Con el tiempo esa presencia económica se extendió hacia un campo más amplio, el de las oportunidades sociales. A través de la Fundación Crisfe el banco ha impulsado programas educativos orientados a jóvenes de sectores vulnerables. Solo en 2025 más de 3.700 estudiantes accedieron a becas en alianza con instituciones educativas del país. En paralelo iniciativas como Sumar Juntos han llevado sistemas de agua potable a comunidades rurales donde ese acceso era todavía una deuda pendiente. Son proyectos distintos pero responden a una misma lógica: comprender que el desarrollo económico también depende de condiciones sociales básicas.
Esa misma filosofía se manifiesta en el territorio a través de los oficiales de microcrédito que recorren cada rincón ecuatoriano. Lejos de esperar a los clientes en una oficina, estos asesores recorren mercados, barrios y comunidades rurales para acercar servicios financieros a quienes no suelen llegar a una sucursal bancaria. Allí el crédito deja de ser una operación abstracta y se convierte en una herramienta directa de movilidad económica. No es casual que hoy seis de cada diez microcréditos se destinen a mujeres jefas de hogar.
Mientras esa presencia se mantiene en el territorio, la transformación digital ha abierto nuevas rutas para esa misma vocación de inclusión. Plataformas diseñadas para simplificar pagos, transferencias y servicios financieros han ampliado la autonomía de millones de usuarios, mientras que herramientas accesibles —incluidas funcionalidades para personas con discapacidad visual— permiten que más ciudadanos interactúen con el sistema financiero de manera independiente. La inclusión financiera que antes dependía de la cercanía física hoy también se expande a través de la tecnología.
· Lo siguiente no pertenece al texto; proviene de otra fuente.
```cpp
template <typename T, int BLOCK, bool BIG, bool HV, bool WT = false>
__device__ __forceinline__ void vsweep_block_body(char* smem, const Shard<T>& S, const int32_t* __restrict__ users, int nusers,
                                                  const T* __restrict__ bsrc, T* __restrict__ c_out, int cap, int rs_cap,
                                                  char* scratch, size_t stride, int strict, int blk, int nblk, int flags = 0) {
    const int b_csr = flags & 1, pf4 = flags & 2;
    Carver small(smem);
    double* red = small.take<double>(BLOCK / PCR_WAVE + 1);
    Carver big(BIG ? scratch + (size_t)blk * stride : small.p);
    T* ms = big.take<T>(cap);
    T* x = (HV && !S.ws) ? big.take<T>(cap) : ms;
    double* Sx = big.take<double>(cap + 1);
    int* rs = big.take<int>(rs_cap);
    const int tid = threadIdx.x;

    for (int ui = blk; ui < nusers; ui += nblk) {
        const int u = users[ui];
        const int64_t s0 = S.uptr[u];
        const int n = (int)(S.uptr[u + 1] - s0);
        const int nlev = (int)(S.runofs[u + 1] - S.runofs[u]) - 1;
        if (n == 0) continue;
        double cu = 1.0;
        if constexpr (WT) cu = S.uw[u];
        if (!HV || !S.ws) {
#pragma unroll 4
            for (int p = tid; p < n; p += BLOCK) ms[p] = S.ms[s0 + p];
        }
        for (int l = tid; l <= nlev; l += BLOCK) rs[l] = S.runstart[S.runofs[u] + l];
        const T* xs = ms;
        if (HV) {
#pragma unroll 4
            for (int p = tid; p < n; p += BLOCK) x[p] = bsrc[s0 + (b_csr ? S.sidx[s0 + p] : p)];
            xs = x;
        }
        __syncthreads();
        block_excl_scan<BLOCK>([&](int i) { return (double)xs[i]; }, Sx, n, red);
        if (S.ws == 4 && S.w16 && pf4) { sweep_out4<T, BLOCK, HV, WT>(S, s0, n, nlev, tid, xs, Sx, rs, c_out, cu); __syncthreads(); continue; }
        for (int p = tid; p < n; p += BLOCK) {
            const int lev = S.slvl[s0 + p];
            const double c = S.ws
                ? sweep_coeff_cached<T>(S, (size_t)(s0 + p), Sx, rs, nlev, lev, (double)xs[p], HV ? 0.0 : 1.0)
                : sweep_coeff<T>(ms, Sx, rs, nlev, lev, ms[p], (double)xs[p], HV ? 0.0 : 1.0, strict);
            c_out[s0 + S.sidx[s0 + p]] = (T)(WT ? c * cu : c);
        }
        __syncthreads();
    }
}
template <typename T, int BLOCK, bool BIG, bool HV, bool WT = false>
__global__ __launch_bounds__(BLOCK) void k_vsweep(Shard<T> S, Geo geo, const int32_t* __restrict__ users, int nusers,
                                                  const T* __restrict__ bsrc, T* __restrict__ c_out,
                                                  int cap, int rs_cap, char* scratch, size_t stride, int strict, const int* skip,
                                                  int b_csr) {
    extern __shared__ __attribute__((aligned(16))) char smem[];
    if (skip && *skip) return;
    vsweep_block_body<T, BLOCK, BIG, HV, WT>(smem, S, users, nusers, bsrc, c_out, cap, rs_cap, scratch, stride, strict,
                                         (int)blockIdx.x, (int)gridDim.x, b_csr);
}

template <typename T>
static inline size_t vsweep_wave_bytes(int cap, int rs_cap, bool two) {
    return carve_bytes(cap, sizeof(T)) * (two ? 2 : 1) + carve_bytes(cap + 1, 8) + carve_bytes(rs_cap, 4);
}
template <typename T, bool HV, bool WT = false>
__device__ __forceinline__ void vsweep_wave_body(char* smem, const Shard<T>& S, const int32_t* __restrict__ users, int nusers,
                                                 const T* __restrict__ bsrc, T* __restrict__ c_out,
                                                 int cap, int rs_cap, size_t wave_bytes, int strict, int ui, int flags = 0) {
    const int b_csr = flags & 1, pf4 = flags & 2;
    const int lane = threadIdx.x & 63, wid = threadIdx.x >> 6;
    if (ui >= nusers) return;
    Carver big(smem + (size_t)wid * wave_bytes);
    T* ms = big.take<T>(cap);
    T* x = (HV && !S.ws) ? big.take<T>(cap) : ms;
    double* Sx = big.take<double>(cap + 1);
    int* rs = big.take<int>(rs_cap);
    const int u = users[ui];
    const int64_t s0 = S.uptr[u];
    const int n = (int)(S.uptr[u + 1] - s0);
    const int nlev = (int)(S.runofs[u + 1] - S.runofs[u]) - 1;
    if (n == 0) return;
    double cu = 1.0;
    if constexpr (WT) cu = S.uw[u];
    if (!HV || !S.ws) {
#pragma unroll 4
        for (int p = lane; p < n; p += 64) ms[p] = S.ms[s0 + p];
    }
    for (int l = lane; l <= nlev; l += 64) rs[l] = S.runstart[S.runofs[u] + l];
    const T* xs = ms;
    if (HV) {
#pragma unroll 4
        for (int p = lane; p < n; p += 64) x[p] = bsrc[s0 + (b_csr ? S.sidx[s0 + p] : p)];
        xs = x;
    }
    wave_sync();
    double carry = 0.0;
    for (int base = 0; base < n; base += 64) {
        const int i = base + lane;
        const double v = (i < n) ? (double)xs[i] : 0.0;
        const double inc = wave_incl_scan(v);
        if (i < n) Sx[i] = carry + inc - v;
        carry += lane63(inc);
    }
    if (lane == 0) Sx[n] = carry;
    wave_sync();
    if (S.ws == 4 && S.w16 && pf4) { sweep_out4<T, 64, HV, WT>(S, s0, n, nlev, lane, xs, Sx, rs, c_out, cu); return; }
    for (int p = lane; p < n; p += 64) {
        const int lev = S.slvl[s0 + p];
        const double c = S.ws
            ? sweep_coeff_cached<T>(S, (size_t)(s0 + p), Sx, rs, nlev, lev, (double)xs[p], HV ? 0.0 : 1.0)
            : sweep_coeff<T>(ms, Sx, rs, nlev, lev, ms[p], (double)xs[p], HV ? 0.0 : 1.0, strict);
        c_out[s0 + S.sidx[s0 + p]] = (T)(WT ? c * cu : c);
    }
}
template <typename T, bool HV, bool WT = false>
__global__ __launch_bounds__(256) void k_vsweep_wave(Shard<T> S, const int32_t* __restrict__ users, int nusers,
                                                     const T* __restrict__ bsrc, T* __restrict__ c_out,
                                                     int cap, int rs_cap, size_t wave_bytes, int strict, const int* skip, int b_csr) {
    extern __shared__ __attribute__((aligned(16))) char smem[];
    if (skip && *skip) return;
    vsweep_wave_body<T, HV, WT>(smem, S, users, nusers, bsrc, c_out, cap, rs_cap, wave_bytes, strict,
                            (int)blockIdx.x * 4 + (int)(threadIdx.x >> 6), b_csr);
}

template <typename T, bool HV, int WB, int MINW = 1, bool WT = false>
__global__ __launch_bounds__(WB, MINW) void k_vsweep_all(Shard<T> S, const int32_t* __restrict__ users_a, int nusers_a, int cap_a,
                                                    int rs_cap_a, size_t wave_bytes, const int32_t* __restrict__ users_b,
                                                    int nusers_b, int cap_b, int rs_cap_b, int nblk_b,
                                                    const T* __restrict__ bsrc, T* __restrict__ c_out, int strict, const int* skip, int b_csr) {
    extern __shared__ __attribute__((aligned(16))) char smem[];
    if (skip && *skip) return;
    if ((int)blockIdx.x < nblk_b)
        vsweep_block_body<T, WB, false, HV, WT>(smem, S, users_b, nusers_b, bsrc, c_out, cap_b, rs_cap_b, nullptr, 0, strict,
                                            (int)blockIdx.x, nblk_b, b_csr);
    else
        vsweep_wave_body<T, HV, WT>(smem, S, users_a, nusers_a, bsrc, c_out, cap_a, rs_cap_a, wave_bytes, strict,
                                ((int)blockIdx.x - nblk_b) * (WB / 64) + (int)(threadIdx.x >> 6), b_csr);
}

template <typename T, int BLOCK>
__global__ __launch_bounds__(BLOCK) void k_spmm(const T* __restrict__ c, const int32_t* __restrict__ c2r,
                                                const int32_t* __restrict__ cuf,
                                                const int32_t* __restrict__ chunk_ptr, const int32_t* __restrict__ inc_base,
                                                const int32_t* __restrict__ slot_id, const int2* __restrict__ blk_chunks,
                                                const T* __restrict__ U, T* __restrict__ slab, Geo geo, const int* skip) {
    typedef typename VecOf<T>::type V;
    constexpr int VEC = VecOf<T>::N;
    if (skip && *skip) return;
    const int G = geo.G, g = threadIdx.x & (G - 1);
    const int2 bc = blk_chunks[blockIdx.x];
    if ((int)threadIdx.x / G >= bc.y) return;
    const int gid = bc.x + (int)threadIdx.x / G;
// ... 219 lines not shown
    for (int64_t i = lo + threadIdx.x; i < hi; i += PCR_EW_BLOCK) {
        const double pv = (double)p[i], h = (double)Hp[i], r = (double)rr[i];
        x += pv * h; y += r * pv; z += r * h; w += h * h;
    }
    x = block_sum<PCR_EW_BLOCK>(x, red);
    y = block_sum<PCR_EW_BLOCK>(y, red);
    z = block_sum<PCR_EW_BLOCK>(z, red);
    w = block_sum<PCR_EW_BLOCK>(w, red);
    if (threadIdx.x == 0) { part[4 * blockIdx.x] = x; part[4 * blockIdx.x + 1] = y; part[4 * blockIdx.x + 2] = z; part[4 * blockIdx.x + 3] = w; }
}

template <typename T, bool EXACT>
__global__ __launch_bounds__(PCR_EW_BLOCK) void k_cg_bc(T* __restrict__ p, const T* __restrict__ Hp, T* __restrict__ rr,
                                                         T* __restrict__ delta, int64_t n, int per_block, int nblk,
                                                         const double* __restrict__ part, CGState* st, int k,
                                                         double* __restrict__ part_rr) {
    __shared__ double red[PCR_EW_BLOCK / PCR_WAVE + 1];
    const int da = st->done_at;
    if (da != 0 && da < k) return;
    double s4[4];
    for (int c = 0; c < 4; ++c) {
        double x = 0.0;
        for (int i = threadIdx.x; i < nblk; i += PCR_EW_BLOCK) x += part[4 * i + c];
        s4[c] = block_sum<PCR_EW_BLOCK>(x, red);
    }
    const double pHp = s4[0], rp = s4[1], rHp0 = s4[2], HpHp = s4[3];
    const double rr2_old = st->rr2buf[(k - 1) & 1];
    const double alpha = -1.0 * rp / pHp;
    double rr2 = rr2_old + 2.0 * alpha * rHp0 + alpha * alpha * HpHp;
    rr2 = rr2 > 0.0 ? rr2 : 0.0;
    const double rHp = rHp0 + alpha * HpHp;
    const bool conv = !EXACT && sqrt(rr2) < st->err;
    const double beta = rHp / pHp;
    const int64_t lo = (int64_t)blockIdx.x * per_block;
    const int64_t hi = (lo + per_block < n) ? lo + per_block : n;
    double x2 = 0.0;
    for (int64_t i = lo + threadIdx.x; i < hi; i += PCR_EW_BLOCK) {
        const double pv = (double)p[i], hv = (double)Hp[i];
        delta[i] = (T)((double)delta[i] + pv * alpha);
        const T rn = (T)((double)rr[i] + hv * alpha);
        rr[i] = rn;
        if (EXACT) x2 += (double)rn * (double)rn;
        if (!conv) p[i] = (T)((double)rn * -1.0 + pv * beta);
    }
    if (EXACT) {
        x2 = block_sum<PCR_EW_BLOCK>(x2, red);
        if (threadIdx.x == 0) { part_rr[2 * blockIdx.x] = x2; part_rr[2 * blockIdx.x + 1] = 0.0; }
    }
    if (blockIdx.x == gridDim.x - 1 && threadIdx.x == 0) {
        st->pHp = pHp; st->rp = rp; st->alpha = alpha; st->rr2 = rr2; st->rHp = rHp; st->beta = beta;
        st->iters += 1;
        if (!EXACT) {
            st->rr2buf[k & 1] = rr2;
            if (conv) { st->done_at = k; st->done = 1; }
        }
    }
}
__global__ __launch_bounds__(PCR_EW_BLOCK) void k_cg_stop(const double* __restrict__ part_rr, int nblk, CGState* st, int k) {
    __shared__ double red[PCR_EW_BLOCK / PCR_WAVE + 1];
    if (st->done) return;
    double a, b;
    reduce_partials2(part_rr, nblk, &a, &b, red);
    if (threadIdx.x == 0) {
        st->rr2 = a; st->rr2buf[k & 1] = a;
        if (sqrt(a) < st->err) { st->done_at = k; st->done = 1; }
    }
}
```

Mirar al Banco Pichincha en 2026 es observar una institución que ha aprendido a moverse entre dos tiempos. Por un lado, el de la innovación tecnológica que redefine la forma en que las personas se relacionan con el dinero. Por otro, el de una tradición institucional que ha hecho de la prudencia y la confianza sus principales capitales.
Entre la tinta del primer registro contable y los datos que hoy circulan por redes digitales no existe únicamente un salto tecnológico, lo que persiste es una misma idea que ha logrado sostenerse durante más de un siglo: custodiar la confianza y devolverla convertida en oportunidades para la sociedad que la hace posible.